Blackboard Jungle probably started its own genre of the good and idealistic teacher who battles students and administration, race and class. Most of the films are set in high schools rather than colleges. In that film festival we can include To Sir, with Love, Class of 1984, The Principal, Stand and Deliver, Lean on Me, Dead Poets Society, Class of 1999, Dangerous Minds, The Substitute, One Eight Seven, The Emperor's Club, Freedom Writers, Hamlet 2. The classrooms are not only American. Last year's French film, Entre les murs (The Class) fits right in with the others.
Have any of these films accurately depicted the classrooms I taught in for many years? Not really. I was lucky to generally not be battling with my students and administration. I'd like to think there were some days, class periods or moments that were as dramatic as some scenes in a few of those films, but no one can sustain that two hours of school on the screen for very long. I actually found the absurdities of a film like Teachers to be more accurate than films like Dangerous Minds.

Schools on the TV screen have probably been more comic than dramatic. Our Miss Brooks ran from 1948-1957 and they may have never completed a single lesson in all those years. But, there have been TV series that fit in with the film festival selections above too.

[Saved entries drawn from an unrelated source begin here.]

template <class OnRun>
__device__ __forceinline__ bool scan_dense_row_blocked(const DetectParams &p, const float *row, int64_t stride,
                                                       double row_sum, int t_begin, int t_end, float *avg_out,
                                                       OnRun on_run) {
    const int T = p.n_seg;
    constexpr int B = 16;
    if (row_sum < 0.0) {
        double sum = 0.0;
        for (int t0 = 0; t0 < T; t0 += B) {
            float v[B];
#pragma unroll
            for (int k = 0; k < B; ++k) v[k] = (t0 + k < T) ? row[(int64_t)(t0 + k) * stride] : 0.f;
#pragma unroll
            for (int k = 0; k < B; ++k)
                if (t0 + k < T) sum += (double)v[k];
        }
        row_sum = sum;
    }
    const float avg = (float)row_sum / (float)T;
    *avg_out = avg;
    bool in_cont = (t_begin > 0) && cell_above(row[(int64_t)(t_begin - 1) * stride], avg, p.thr, p.snr);
    int b = -1;
    uint32_t prev = in_cont ? 1u : 0u;
    for (int t0 = t_begin; t0 < T; t0 += B) {
        float v[B];
#pragma unroll
        for (int k = 0; k < B; ++k) v[k] = (t0 + k < T) ? row[(int64_t)(t0 + k) * stride] : 0.f;
        const int nv = (T - t0 < B) ? (T - t0) : B;
        uint32_t m = 0;
#pragma unroll
        for (int k = 0; k < B; ++k) {
            const bool ab = !(v[k] < p.thr) & !(v[k] / avg < p.snr);
            m |= (ab ? 1u : 0u) << k;
        }
        const uint32_t valid = (1u << nv) - 1u;
        m &= valid;
        uint32_t tr = (m ^ ((m << 1) | prev)) & valid;
        prev = (m >> (nv - 1)) & 1u;
        const int kc = t_end - 1 - t0;
        int pos = 0;
        bool done = false;
        for (;;) {
            const int kt = tr ? __builtin_ctz(tr) : nv;
            const int chk = pos > kc ? pos : kc;
            if (b < 0 && chk < kt) {
                done = true;
                break;
            }
            if (kt >= nv) break;
            const int t = t0 + kt;
            if ((m >> kt) & 1u) {
                if (t < t_end) b = t;
            } else if (in_cont) {
                in_cont = false;
            } else if (b >= 0) {
                const int rb = b;
                b = -1;
                on_run(rb, t, avg);
            }
            tr &= tr - 1u;
            pos = kt + 1;
            if (kt >= kc && b < 0) {
                done = true;
                break;
            }
        }
        if (done) break;
    }
    return true;
}

template <bool GLOBAL>
__global__ __launch_bounds__(kDetBlock) void detect_dense(const DetectArgs a) {
    extern __shared__ __attribute__((aligned(16))) unsigned char smem[];
    const int s_pos = blockIdx.x;
    const int s = a.stream_list ? a.stream_list[s_pos] : s_pos;
    const int tid = threadIdx.x;
    const int F = a.n_bins;
    const int T = a.dp.n_seg;
    unsigned char *ptr = smem;
    RecLds l;
    if constexpr (GLOBAL) {
        l.rec = a.raw + (int64_t)s * a.rec_cap;
        l.ts_us = nullptr;
        l.dur_us = nullptr;
        l.count = a.raw_count + s;
    } else {
        l = carve_rec_lds(ptr, a.rec_cap);
        if (tid == 0) *l.count = 0;
    }
    __syncthreads();

    const DetectParams dp = stream_params(a, s);
    const float *sp = a.spec + (int64_t)s_pos * T * F;
    int Q = 1;
    if (a.psum)
        while (F * Q * 2 <= kDetBlock && Q * 2 * 64 <= T) Q *= 2;
    const int span = (T + Q - 1) / Q;
    const int n_items = (a.absent && a.absent[s] != 0) ? 0 : F * Q;
    for (int item = tid; item < n_items; item += kDetBlock) {
        const int fi = item % F, q = item / F;
        const int t_begin = q * span;
        const int t_end = (t_begin + span < T) ? t_begin + span : T;
        if (t_begin >= T) continue;
        const float *row = sp + fi;
        PrevCells prev{a.prev + ((int64_t)s * a.prev_cols + a.prev_cols) * F + fi, F};
        double row_sum = -1.0;
        if (a.psum) row_sum = row_sum_from_partials(a.psum + (int64_t)s * a.chunks * F + fi, a.chunks, F);
        float av = 0.f;
        auto on_run = [&](int b, int e, float avg) {
            int start;
            if (gate_run(dp, b, e, avg, prev, &start)) push_candidate(a, l, s, fi, start, e, avg, 0);
        };
        scan_dense_row_blocked(dp, row, F, row_sum, t_begin, t_end, &av, on_run);
    }
    int nrec;
    if constexpr (GLOBAL) {
        __threadfence();
        __syncthreads();
        nrec = __hip_atomic_load(l.count, __ATOMIC_RELAXED, __HIP_MEMORY_SCOPE_AGENT);
        if (nrec > a.rec_cap) nrec = a.rec_cap;
    } else {
        nrec = settled_count(a, l);
    }

    for (int c = tid >> 6; c < nrec; c += kDetBlock / 64) {
        rt_record &r = l.rec[c];
        const int start = r.start;
        const float *row = sp + r.fi;
        PrevCells prev{a.prev + ((int64_t)s * a.prev_cols + a.prev_cols) * F + r.fi, F};
        auto cell = [&](int k) -> float {
            const int t = start + k;
            return t < 0 ? prev(-t) : row[(int64_t)t * F];
        };
        const RunStats st = run_stats_wave(r.end - start, cell);
        if ((tid & 63) == 0) {
            r.max_p = st.max_p;
            r.mean_p = st.mean_p;
            r.std_db = st.std_db;
        }
    }
    if constexpr (!GLOBAL) {
        __syncthreads();
        publish_records(a, l, s, nrec);
        if (tid == 0) close_call(a);
    }
}

}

I recall watching Room 222 in the 1970s which was full of topical issues, and Boston Public addressed hard issues 30 years later. You may know from another post of mine that I was a fan of The Wonder Years which was not a school series, but had a good number of school scenes. It might be that I wanted to see teachers and students actually learning something and enjoying it without knives, drugs, gangs and teen pregnancies.

I can laugh at the school scenes on The Simpsons which are probably more accurate than those on Saved By The Bell.

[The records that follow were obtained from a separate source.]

DevBlock::~DevBlock() {
    if (d && ctx) {
        try { ctx->pool.free(d); } catch (...) {}
    }
}
Ciphertext::~Ciphertext() {
    if (async_ev) (void)hipEventDestroy(async_ev);
    if (d && ctx && !block) {
        try { ctx->pool.free(d); } catch (...) {}
    }
}
Encoding::~Encoding() {
    if (ready) (void)hipEventDestroy(ready);
    if (d && ctx) {
        try { ctx->pool.free(d, lanes_ordered); } catch (...) {}
    }
}
EvalKey::~EvalKey() {
    if (d && ctx) {
        try { ctx->pool.free(d); } catch (...) {}
    }
    if (d_perm && ctx) {
        try { ctx->pool.free(d_perm); } catch (...) {}
    }
}

static void launch_ok(const char* what) { hip_check(hipGetLastError(), what); }

CtPtr Evaluator::new_ct(int npoly, int ell, int deg, long double scale, int slots) {
    c_.require_device();
    if (ell < 1 || ell > c_.L + 1 || npoly < 1 || npoly > 3) throw Error(FHELIN_ERR_ARG, "new_ct: bad shape");
    auto ct = std::make_shared<Ciphertext>();
    ct->ctx = &c_;
    ct->npoly = npoly;
    ct->ell = ell;
    ct->deg = deg;
    ct->scale = scale;
    ct->slots = slots;
// ... 100 lines not shown
    if (rows) {
        sh.per_row = 1;
        sh.shared_input = shared ? 1 : 0;
        for (int b = 0; b < B; ++b) {
            sh.evk_row[b] = rows->keys[b]->d;
            sh.map_row[b] = rows->maps[b];
        }
    }
    KsShape shu = sh;
    shu.batch = shared ? 1 : B;
    c_.stats.keyswitch += (u64)B;
    c_.stats.keyswitch_limbs += (u64)B * ell;
    const bool identity = !map && !rows;
    const bool gather = !identity && !add1 && rot_in_gather();
    const u64* evk = key ? key->d : nullptr;
    if (gather) {
        sh.gather = 1;
        if (rows) {
            for (int b = 0; b < B; ++b) {
                sh.evk_row[b] = permuted(*rows->keys[b], rows->maps[b]);
                sh.ginv_row[b] = c_.automorph_ginv_of(rows->maps[b]);
            }
        } else {
            evk = permuted(*key, map);
            sh.map_row[0] = map;
            sh.ginv = c_.automorph_ginv_of(map);
        }
        if (add0) {
            sh.gsrc = add0;
            sh.gsrc_stride = add_stride;
// ... 130 lines not shown
        if (!rot_keys.count(c_.galois_element(r))) return false;
    }
    return !indices.empty();
}

const u64* Evaluator::permuted(const EvalKey& key, const u32* map) {
    if (key.d_perm) return key.d_perm;
    const int nvec = key.digits * 2 * (c_.L + 1 + c_.K);
    key.d_perm = c_.dalloc<u64>(key.words());
    launch_automorph_pack30(c_.dt, key.d_perm, key.d, map, nvec, c_.stream);
    launch_ok("key permutation");
    hip_check(hipStreamSynchronize(c_.stream), "key permutation sync");
    return key.d_perm;
}

std::vector<CtPtr> Evaluator::rotate_sum_batch(const std::vector<CtPtr>& vin, const std::vector<int>& indices) {
    if (vin.empty()) return {};
    const int R = (int)indices.size();
    if (R < 1 || R > KsShape::MAX_ROT) throw Error(FHELIN_ERR_ARG, "rotate_sum_batch: 1..7 rotations");
    if (!have_rotation_keys(indices, vin[0]->slots)) throw Error(FHELIN_ERR_KEY, "rotate_sum_batch: missing rotation key");
    if (c_.K < 1) throw Error(FHELIN_ERR_STATE, "hybrid key switching needs at least one special prime");
    std::vector<const EvalKey*> keys;
    std::vector<const u32*> maps;
    for (int r : indices) {
        const u64 g = c_.galois_element(r);
        keys.push_back(rot_keys.at(g).get());
        maps.push_back(c_.automorph_map(g));
    }
    const size_t N = c_.N;
    const int K = c_.K, L1 = c_.L + 1;
// ... 7 lines not shown
        for (size_t i = first; i < vin.size() && (int)idx.size() < batch_limit; ++i) {
            const CtPtr &a = vin[first], &b = vin[i];
            if (!done[i] && b->npoly == 2 && b->ell == a->ell && b->deg == a->deg && fabsl(b->scale / a->scale - 1.0L) < 1e-9L)
                idx.push_back(i);
        }
        std::vector<CtPtr> chunk;
        for (size_t i : idx) chunk.push_back(vin[i]);
        chunk = make_contiguous(chunk, 0);
        const int B = (int)chunk.size(), ell = chunk[0]->ell;
        const size_t pn = (size_t)ell * N, ctw = 2 * pn;
        const LevelTables& lt = c_.lvl[ell];
        std::vector<CtPtr> o = new_ct_batch(B, 2, ell, chunk[0]->deg, chunk[0]->scale, chunk[0]->slots);
        const u64* base = chunk[0]->d;
        KsShape sh{ell, K, c_.alpha, lt.beta, L1, B, ctw, ctw, pn, ctw};
        sh.n_rot = R;
        sh.lds_digits = c_.lds_digits ? 1 : 0;
        for (int r = 0; r < R; ++r) {
            sh.evk_rot[r] = permuted(*keys[r], maps[r]);
            sh.map_rot[r] = maps[r];
            if (c_.galois_element(indices[r]) % (u64)(c_.N / 256) != 1) sh.lds_digits = 0;
        }
        int steps = 0;
        while ((1 << steps) < R + 1) ++steps;
        c_.stats.keyswitch += (u64)B * steps;
        c_.stats.keyswitch_limbs += (u64)B * steps * ell;
        {
            Scratch<u64> ext = modup(sh, base + pn, false);
            Scratch<u64> accQ = c_.scratch<u64>((size_t)B * 2 * ell * N);
            Scratch<u64> accP = c_.scratch<u64>((size_t)B * 2 * K * N);
            const bool rp = sum_in_row_pass();
            if (c_.fuse_gather) {
// ... 100 lines not shown
        }
        std::vector<CtPtr> chunk;
        for (size_t i : idx) chunk.push_back(x[i]);
        chunk = make_contiguous(chunk, 0);
        const int B = (int)chunk.size(), ell = chunk[0]->ell;
        const size_t pn = (size_t)ell * N, ctw = 2 * pn;
        const LevelTables& lt = c_.lvl[ell];
        const long double sf = c_.sf_real[chunk[0]->level()];
        const bool merged = rescale_out && ell >= 2 && K + 1 <= 16;
        if (rescale_out && !merged) throw Error(FHELIN_ERR_STATE, "hoisted_dot_rows: no limb left to drop");
        const int oell = merged ? ell - 1 : ell;
        std::vector<CtPtr> o = new_ct_batch(B, 2, oell, merged ? chunk[0]->deg : chunk[0]->deg + 1, chunk[0]->scale * sf, chunk[0]->slots);
        const u64* base = chunk[0]->d;
        KsShape sh{ell, K, c_.alpha, lt.beta, L1, B, ctw, (size_t)2 * oell * N, pn, ctw};
        sh.n_rot = R;
        sh.lds_digits = c_.lds_digits ? 1 : 0;
        HoistAdd h;
        h.n_rot = R;
        std::vector<FoldedKey> hold;
        const std::shared_ptr<Encoding> e0 = pts[0]->at(ell, sf);
        h.v[0] = e0->d;
        for (int r = 0; r < R; ++r) {
            hold.push_back(folded_key(pts[r + 1], indices[r], sf));
            sh.evk_rot[r] = hold.back().d->d;
            sh.map_rot[r] = maps[r];
            h.v[r + 1] = hold.back().enc->d;
            h.map[r] = maps[r];
            if (c_.galois_element(indices[r]) % (u64)(c_.N / 256) != 1) sh.lds_digits = 0;
        }
        c_.stats.keyswitch += (u64)B * R;
        c_.stats.keyswitch_limbs += (u64)B * R * ell;
// ... 1054 lines not shown
            sadj = make_contiguous(sadj, 7);
        }
        ScalarSet cst;
        if (cadd != 0.0) real_to_scalars(c_, (long double)cadd * sc, ell, cst);
        KsShape sh{ell, K, c_.alpha, lt.beta, L1, B, 3 * pn, (size_t)2 * (ell - 1) * N, pn, 0};
        c_.stats.keyswitch += (u64)B;
        c_.stats.keyswitch_limbs += (u64)B * ell;
        c_.stats.rescale += (u64)B;
        c_.stats.rescale_limbs += (u64)B * ell;
        const u64* c_ntt = d[0]->d + 2 * pn;
        std::vector<CtPtr> o = new_ct_batch(B, 2, ell - 1, 1, 0, x[first]->slots);
        {
            Scratch<u64> ext = modup(sh, c_ntt, true);
            Scratch<u64> accQ = c_.scratch<u64>((size_t)B * 2 * ell * N);
            Scratch<u64> accP = c_.scratch<u64>((size_t)B * 2 * K * N);
            launch_ks_inner(c_.dt, sh, accQ, accP, ext, relin_key->d, c_ntt, s);
            launch_affine_acc(c_.dt, sh, accQ, d[0]->d, sadj.empty() ? nullptr : sadj[0]->d, cst, cadd != 0.0 ? 1 : 0, f, c_.d_pmod, s);
            if (f == 2) launch_ew_add(c_.dt, accP, accP, accP, B * 2 * K, B * 2 * K, L1, K, s);
            moddown_rescale(sh, accQ, accP, o[0]->d);
            launch_ok("mult_affine_rescale_batch");
        }
        for (int k = 0; k < B; ++k) {
            const size_t i = idx[k];
            o[k]->scale = x[i]->scale * y[i]->scale / (long double)c_.chain.q[ell - 1];
            out[i] = o[k];
            done[i] = 1;
        }
    }
    return out;
}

I started on this post because for the past few weeks I have been seeing promos for a new fall sitcom on NBC called Community. After the promos ran past me a bunch of times, I caught on that it is about a community college. Being that I work at a CC myself, I paid a little more attention and looked at the NBC site.

It's a new fall sitcom. It seems like the show will focus on some new students who form a study group at Greendale Community College. Now, it's a comedy from Dan Harmon (The Sarah Silverman Program) and directors Joe and Anthony Russo (Arrested Development) which is pretty interesting parentage. Community colleges are hot right now with President Obama's attention and big money going to hem to retrain the workforce. But I don't expect too many issues to make their way into the scripts.

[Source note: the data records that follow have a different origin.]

__global__ __launch_bounds__(256) void k_scan(SceneDev s, BatchDev b) {
  __shared__ uint32_t wsum[kBlock / 64];
  __shared__ uint32_t carry;
  const uint32_t f = blockIdx.x;
  const uint32_t* tc = b.tile_count + (size_t)f * s.n_tiles;
  uint32_t* to = b.tile_off + (size_t)f * (s.n_tiles + 1);
  if (threadIdx.x == 0) carry = 0;
  __syncthreads();
  for (uint32_t base = 0; base < s.n_tiles; base += kBlock) {
    const uint32_t t = base + threadIdx.x;
    const uint32_t v = t < s.n_tiles ? tc[t] : 0u;
    uint32_t tot;
    const uint32_t ex = block_excl_scan(v, wsum, tot);
    const uint32_t c0 = carry;
    if (t < s.n_tiles) to[t] = c0 + ex;
    __syncthreads();
    if (threadIdx.x == 0) carry = c0 + tot;
    __syncthreads();
  }
  if (threadIdx.x == 0) {
    to[s.n_tiles] = carry;
    if (carry > b.slab[f].bin_cap) atomicOr(b.overflow, 2u);
  }
}

template <bool kBanded>
__global__ __launch_bounds__(256) void k_bin(SceneDev s, BatchDev b) {
  extern __shared__ uint32_t dyn[];
  uint32_t* hist = dyn;
  __shared__ uint32_t pre[kBinRound + 1];
  __shared__ uint32_t lrc[kBinRound];
  __shared__ uint32_t wsum[kBlock / 64];
  const uint32_t f = blockIdx.y;
  const int tid = threadIdx.x;
  const Slab sb = b.slab[f];
  const uint32_t n = min(b.rec_count[f * kCounterStride], sb.rec_cap);
  const uint32_t* rect = b.rect + sb.rec_base;
  const uint32_t* toff = b.tile_off + (size_t)f * (s.n_tiles + 1);
  uint32_t* bins = b.bins + sb.bin_base;
  const uint32_t* bo = b.bcount + ((size_t)f * gridDim.x + blockIdx.x) * s.n_tiles;
  const uint32_t* tcnt = b.tile_count + (size_t)f * s.n_tiles;
  const uint32_t band = min(s.n_tiles, kBinBand);
  for (uint32_t t0 = 0; t0 < s.n_tiles; t0 += band) {
    const uint32_t nb = min(band, s.n_tiles - t0);
    for (uint32_t t = tid; t < nb; t += kBlock)
      hist[t] = toff[t0 + t] + tcnt[t0 + t] - bo[t0 + t] - 1u;
    __syncthreads();
    for (uint32_t base = blockIdx.x * kBinRound; base < n; base += gridDim.x * kBinRound) {
      const uint32_t total = bin_round_setup<0>(rect, base, n, lrc, pre, wsum, s, [](int, uint32_t) {});
      __syncthreads();
      for (uint32_t j = tid; j < total; j += kBlock) {
        const int k = find_bin_item(pre, j);
        const uint32_t t = rect_tile(lrc[k], j - pre[k], s.tiles_x, s.rect_ys);
        if (!kBanded || t - t0 < nb) {
          const uint32_t slot = atomicSub(&hist[t - t0], 1u);
          if (slot < sb.bin_cap) bins[slot] = base + (uint32_t)k;
        }
      }
      __syncthreads();
    }
  }
}

template <bool Small>
__device__ __forceinline__ void row_span(const uint4& g0, const uint4& g1, int ox, int oy, int ly, int x0, int x1,
                                         int& xl, int& xr, bool no_exact) {
  using T = typename std::conditional<Small, int32_t, int64_t>::type;
  const int32_t RX[3] = {(int32_t)g0.x, (int32_t)g0.y, (int32_t)g0.z};
  const int32_t RY[3] = {(int32_t)g0.w, (int32_t)g1.x, (int32_t)g1.y};
  const int32_t OX = ox * 256, OY = oy * 256;
  const int32_t cy = ly * 256 + 128;
  T c0[3];
  int32_t dys[3];
  float lo = -1.0e30f, hi = 1.0e30f;
  const int ea[3] = {1, 2, 0}, eb[3] = {2, 0, 1};
#pragma unroll
  for (int e = 0; e < 3; ++e) {
    const int32_t ax = RX[ea[e]] - OX, ay = RY[ea[e]] - OY;
    const int32_t dx = RX[eb[e]] - RX[ea[e]];
    const int32_t dy = RY[eb[e]] - RY[ea[e]];
    const int bias = (dy < 0 || (dy == 0 && dx > 0)) ? 0 : -1;
    if constexpr (Small) c0[e] = __mul24(dx, cy - ay) + __mul24(dy, ax) + bias;
    else c0[e] = (int64_t)dx * (cy - ay) + (int64_t)dy * ax + bias;
    dys[e] = dy;
    const float t = (float)c0[e] * __builtin_amdgcn_rcpf((float)dy);
    hi = (dy > 0) ? fminf(hi, t) : hi;
    lo = (dy < 0) ? fmaxf(lo, t) : lo;
    hi = (dy == 0 && c0[e] < 0) ? -1.0e30f : hi;
  }
  constexpr float kEps = 1.0f / 64.0f;
  const float lc = (lo - 128.0f) * (1.0f / 256.0f), hc = (hi - 128.0f) * (1.0f / 256.0f);
  const float lcc = fminf(fmaxf(lc, (float)x0 - 1.0f), (float)x1 + 1.0f);
  const float hcc = fmaxf(fminf(hc, (float)x1 + 1.0f), (float)x0 - 1.0f);
  xl = max((int)ceilf(lcc - kEps), x0);
  xr = min((int)floorf(hcc + kEps), x1);
  const float fl = lcc - floorf(lcc), fh = hcc - floorf(hcc);
  const bool walk_l = lc > (float)x0 - 0.5f && lc < (float)x1 + 0.5f && (fl <= kEps || fl >= 1.0f - kEps);
  const bool walk_r = hc > (float)x0 - 0.5f && hc < (float)x1 + 0.5f && (fh <= kEps || fh >= 1.0f - kEps);
  if (no_exact) return;
  auto covers = [&](int lx) {
    const int32_t cx = lx * 256 + 128;
    bool in = true;
#pragma unroll
    for (int e = 0; e < 3; ++e) {
      if constexpr (Small) in &= c0[e] - __mul24(dys[e], cx) >= 0;
      else in &= c0[e] - (int64_t)dys[e] * cx >= 0;
    }
    return in;
  };
  if (walk_l) {
#pragma clang loop vectorize(disable) interleave(disable) unroll(disable)
    while (xl <= xr && !covers(xl)) ++xl;
  }
  if (walk_r) {
#pragma clang loop vectorize(disable) interleave(disable) unroll(disable)
    while (xr >= xl && !covers(xr)) --xr;
  }
}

You can even check out the faux college website for the college at greendalecommunitycollege.com (which may end looking better than some real CC sites). Here's what I found there:

Welcome to Greendale Community College, located right in the heart of Greendale, Colorado. We are here for you, and the great people of our city, county and state!
You might ask yourself,"What I can expect from Greendale Community College?" And to that, we say "What can't you expect?" We pride ourselves on giving you, the community college student, more than you expect. We give you what you deserve.
And we do so by sticking to the Straight A's of Greendale: Accessibility, Affordability, Air Conditioning, Awesome New Friends, A Lot of Classes.
Remember here at Greendale Community College, you're already accepted!

Their tuition policy is not much off the mark. (At Passaic County Community College, ours is $66 a credit.)

Your desire for a higher education should not be tied money, especially in this economy. And that's why here at GCC we have adopted the "No More Than $64" Promise. You'll never pay more than $64 per credit hour, allowing you the flexibility to get an education and still afford to go to the movies on a Saturday night. We believe in a strong school-to-life balance here at GCC and affordability is one way we give it to you.

Most schools have their "promotional" websites too. PCCC has its 100 Reasons site and GCC has their their "Campus Connect." You can see that they have the CC mix of students. There is the traditional student like 18 year old Annie who sees GCC as a stepping stone to an Ivy school. There are also those returning students like Britta who "joined the Peace Corps, did some foot modeling, got tear gassed at a world trade rally, went to Africa, woke up one day and realized I was almost thirty and flat broke. So... I got my G.E.D. and here I am: crawling back to society."



I'm sure we'll be meeting faculty and administration too. On the promos, I like Spanish professor, SeƱor Chang (Ken Jeong from The Hangover) who rants about the stereotypes he faces. (Why is an Asian teaching Spanish instead of karate?)

I hope the show has some laughs, and it would be nice if it didn't portray all the teachers as idiots.